You can use the standard CREATE / DROP / INSERT commands to create or modify the data model:
```sql
%psql.sql
drop table if exists mytable;
create table mytable (i int);
insert into mytable select generate_series(1, 100);
```
Then in a separate paragraph run the query.
```sql
%psql.sql
select * from mytable;
```
> Note: You can have multiple queries in the same paragraph but only the result from the first is displayed. [[1](https://issues.apache.org/jira/browse/ZEPPELIN-178)], [[2](https://issues.apache.org/jira/browse/ZEPPELIN-212)].

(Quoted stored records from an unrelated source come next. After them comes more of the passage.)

# tzt101/MichiGAN

Measured on AMD Instinct MI355X. Metric: training images/sec at 512x512 (G+D step), higher is better.
Workload: dtype bf16; 1 GPU; SPADEB G + multiscale PatchGAN D + VGG19 + Gabor orientation losses, full G step + D step (Adam), bs=8/GPU, 512x512, BASELINE.json configs[2]; global_batch=8, batch_per_gpu=8, resolution=512, parallelism=dp1, init=reference default (xavier, 0.02), random VGG weights

## Files before the change

### michigan_amd/_cabi.py

```python
from __future__ import annotations

import contextlib
import ctypes
import os

MG_F32, MG_BF16 = 0, 1
MG_ACT_NONE, MG_ACT_RELU, MG_ACT_LRELU, MG_ACT_TANH = 0, 1, 2, 3
MG_EPI_PLAIN, MG_EPI_SPADE = 0, 1
MG_MAX_TAPS = 64
MG_ABI_VERSION = 10
MG_COMM_ID_BYTES = 128

OPT_CONV_BIGTILES, OPT_CONV_HALO, OPT_WGRAD3X3, OPT_CONV_HALO_BIG, OPT_CONV_SPLITK, OPT_CONV_THIN, OPT_CONV_WIDE, OPT_CONV_DOT = 1, 2, 3, 4, 5, 6, 7, 8
OPT_PROBE_HALO_VARIANT, OPT_PROBE_WGRAD3X3, OPT_PROBE_ADDR_LO, OPT_PROBE_ADDR_HI, OPT_PROBE_NOXPRE = 10, 12, 13, 14, 15
OPT_WGRAD_MIN_STAGES, OPT_NORM_BWD_VEC, OPT_PROBE_HALO_LDSPAD, OPT_CONV_HALO64, OPT_PROBE_HALO64_DBG, OPT_WGRAD3X3_STRIPE = 18, 19, 21, 22, 23, 24

_i32, _f32, _vp, _i64 = ctypes.c_int32, ctypes.c_float, ctypes.c_void_p, ctypes.c_int64


class ConvDesc(ctypes.Structure):
    _fields_ = [
        ("in_", _vp), ("wt", _vp), ("out", _vp), ("bias", _vp), ("resid", _vp), ("x", _vp),
        ("mean", _vp), ("rstd", _vp), ("gamma_out", _vp),
        ("dtype", _i32), ("N", _i32), ("Hin", _i32), ("Win", _i32), ("Cin", _i32),
# ... 102 lines not shown
    "mg_pixel_affine": ([_vp, _vp, _vp, _vp, _i32, _i64, _i32, _vp, _vp], _i32),
    "mg_bg_compose": ([_vp, _vp, _vp, _i64, _i32, _i32, _i32, _i32, _i32, _i32, _vp, _vp, _vp], _i32),
    "mg_masked_mean_fill": ([_vp, _vp, _vp, _vp, _i32, _i32, _i32, _i32, _vp, _vp], _i32),
    "mg_orient_loss_fwd": ([_vp, _vp, _vp, _i32, _i64, _vp, _i64, _i32, _i64, _vp, _vp, _vp], _i32),
    "mg_orient_loss_bwd": ([_vp, _vp, _vp, _i32, _i64, _vp, _i64, _vp, _vp, _vp, _i32, _i64, _vp, _vp], _i32),
    "mg_color_loss_fwd": ([_vp, _vp, _i64, _vp, _i64, _i32, _i32, _i32, _i32, _i32, _i32, _vp, _vp, _vp], _i32),
    "mg_color_loss_bwd": ([_vp, _vp, _i64, _vp, _i64, _vp, _vp, _vp, _i32, _i32, _i32, _i32, _i32, _i32, _vp, _vp], _i32),
    "mg_hair_lab_fwd": ([_vp, _vp, _i64, _vp, _i64, _vp, _i64, _vp, _i64, _vp, _i64, _i32, _i32, _i32, _i32, _i32, _i32, _vp, _vp, _vp, _vp], _i32),
    "mg_hair_lab_bwd": ([_vp, _vp, _i64, _vp, _i64, _vp, _i64, _vp, _vp, _vp, _i32, _i32, _i32, _i32, _i32, _i32, _vp, _vp], _i32),
    "mg_gabor_argmax_fwd": ([_vp, _vp, _vp, _vp, _i32, _i32, _i32, _i32, _i32, _vp], _i32),
    "mg_gabor_argmax_bwd": ([_vp, _vp, _vp, _vp, _i32, _i32, _i32, _i32, _i32, _vp], _i32),
    "mg_self_attention": ([_vp, _vp, _vp, _vp, _i32, _i32, _i32, _i32, _i32, _i64, _i64, _i64, _i64, _vp], _i32),
    "mg_sn_normalize": ([_vp, _i32, _f32, _vp, _vp, _vp, _vp], _i32),
    "mg_sn_scale": ([_vp, _vp, _vp, _i64, _vp], _i32),
    "mg_sn_bwd": ([_vp, _vp, _vp, _vp, _vp, _vp, _i32, _i32, _vp], _i32),
    "mg_adam_step": ([_vp, _vp, _vp, _vp, _i64, _f32, _f32, _f32, _f32, _i32, _f32, _vp], _i32),
    "mg_input_crop_u8": ([_vp, _vp, _vp, _vp, _vp, _vp, _i32, _i32, _i32, _i32, _i32, _i32, _i32, _i32, _vp], _i32),
    "mg_onehot_labels": ([_vp, _vp, _i32, _i64, _i32, _vp], _i32),
    "mg_orient_to_rgb_u8": ([_vp, _vp, _vp, _vp, _i64, _vp], _i32),
    "mg_generate_hole_u8": ([_vp, _vp, _vp, _vp, _vp, _vp, _i32, _i32, _i32, _vp], _i32),
    "mg_noise_octaves": ([_vp, _vp, _i32, _i32, _vp], _i32),
    "mg_resize_bicubic_u8": ([_vp, _vp, _vp, _vp, _vp, _i32, _vp, _vp, _i32, _i32, _i32, _i32, _i32, _i32, _i32, _vp], _i32),
    "mg_bicubic_ksize": ([_i32, _i32], _i32),
    "mg_inputs_set_option": ([_i32, _i32], _i32),
    "mg_bicubic_table": ([_i32, _i32, _vp, _vp], _i32),
    "mg_nearest_table": ([_i32, _i32, _vp], _i32),
    "mg_orient_rgb_table": ([_vp], _i32),
    "mg_noise_field_len": ([_i32], _i64),
    "mg_comm_unique_id": ([_vp], _i32),
    "mg_comm_init": ([_vp, _i32, _i32, ctypes.POINTER(_i64)], _i32),
    "mg_comm_destroy": ([_i64], _i32),
    "mg_comm_world": ([_i64, ctypes.POINTER(_i32), ctypes.POINTER(_i32)], _i32),
    "mg_allreduce_stats": ([_i64, _vp, _i64, _i32, _vp], _i32),
    "mg_allreduce_grads": ([_i64, _vp, _i64, _vp], _i32),
    "mg_probe_mfma_layout": ([_vp, _vp], _i32),
    "mg_probe_tr16": ([_vp, _vp, _vp], _i32),
    "mg_set_option": ([_i32, _i32], _i32),
    "mg_get_option": ([_i32, ctypes.POINTER(_i32)], _i32),
    "mg_sizeof_desc": ([_i32], _i32),
    "mg_abi_version": ([], _i32),
    "mg_last_error": ([], ctypes.c_char_p),
    "mg_feat_moment_workspace": ([_i32, _i64, _i32], _i64),
    "mg_feat_moment_loss_fwd": ([ctypes.POINTER(FeatMomentDesc), _vp], _i32),
    "mg_feat_moment_loss_bwd": ([ctypes.POINTER(FeatMomentDesc), _vp, _vp, _vp, _vp], _i32),
    "mg_orient_smooth": ([_vp, _vp, _vp, _vp, _vp, _vp, _vp, _i32, _i32, _i32, _vp], _i32),
    "mg_stroke_orient": ([_vp, _vp, _vp, _vp, _vp, _vp, _i32, _i32, _i32, _vp], _i32),
    "mg_stroke_compose": ([_vp, _vp, _vp, _vp, _vp, _vp, _vp, _i32, _i32, _i32, _i32, _i32, _i32, _vp, _vp], _i32),
    "mg_inpaint_finish": ([_vp, _vp, _vp, _vp, _vp, _vp, _i32, _i32, _i32, _i32, _i32, _vp, _vp, _vp], _i32),
}
_EDIT_PROTOS = {
    "mge_brush_u8": ([_vp, _vp, _i32, _i32, _i32, _i32, _vp], _i32),
    "mge_morph_u8": ([_vp, _vp, _i32, _i32, _i32, _i32, _i32, _vp, _i32, _i32, _i32, _vp], _i32),
}
EXPORTED_SYMBOLS = tuple(_PROTOS)
_NO_STATUS = {"mg_wgrad_det_workspace", "mg_norm_apply2_supported", "mg_grad_slot_blocks", "mg_pack_job_blocks", "mg_sn_layer_blocks", "mg_stats_workspace", "mg_sizeof_desc", "mg_abi_version", "mg_last_error", "mg_noise_field_len", "mg_bicubic_ksize",
              "mg_feat_moment_workspace"}
_BY_REF = {fn for fn, (argtypes, _) in _PROTOS.items()
           if argtypes and isinstance(getattr(argtypes[0], "_type_", None), type) and issubclass(argtypes[0]._type_, ctypes.Structure)}
DESC_MIRRORS = (ConvDesc, WgradDesc, GradSlot, PackJob, SnLayer, NormApply2Desc, PyramidDesc, FeatMomentDesc)
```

For example, this will execute both queries but only the count result will be displayed. If you revert the order of the queries the mytable content will be shown instead.
```sql
%psql.sql
select count(*) from mytable;
select * from mytable;
```
### PSQL command line tools
Use the Shell Interpreter (`%sh`) to access the command line [PSQL](http://www.postgresql.org/docs/9.4/static/app-psql.html) interactively:
```bash
%sh
psql -h phd3.localdomain -U gpadmin -p 5432 <<EOF
\dn
\q
EOF
```
This will produce output like this:
```
Name | Owner
--------------------+---------
hawq_toolkit | gpadmin
information_schema | gpadmin
madlib | gpadmin
pg_catalog | gpadmin
pg_toast | gpadmin
public | gpadmin
retail_demo | gpadmin
```
### Apply Zeppelin Dynamic Forms
You can leverage [Zeppelin Dynamic Form](../manual/dynamicform.html) inside your queries. You can use both the `text input` and `select form` parametrization features
```sql
%psql.sql
SELECT ${group_by}, count(*) as count
FROM retail_demo.order_lineitems_pxf
GROUP BY ${group_by=product_id,product_id|product_name|customer_id|store_id}
ORDER BY count ${order=DESC,DESC|ASC}
LIMIT ${limit=10};
```
### Example HAWQ PXF/HDFS Tables
Create HAWQ external table that read data from tab-separated-value data in HDFS.
```sql
%psql.sql
CREATE EXTERNAL TABLE retail_demo.payment_methods_pxf (
payment_method_id smallint,
payment_method_code character varying(20)
) LOCATION ('pxf://${NAME_NODE_HOST}:50070/retail_demo/payment_methods.tsv.gz?profile=HdfsTextSimple') FORMAT 'TEXT' (DELIMITER = E'\t');
```
And retrieve content
```sql
%psql.sql
select * from retail_demo.payment_methods_pxf
```
## Auto-completion
The PSQL Interpreter provides a basic auto-completion functionality. On `(Ctrl+.)` it list the most relevant suggestions in a pop-up window. In addition to the SQL keyword the interpreter provides suggestions for the Schema, Table, Column names as well.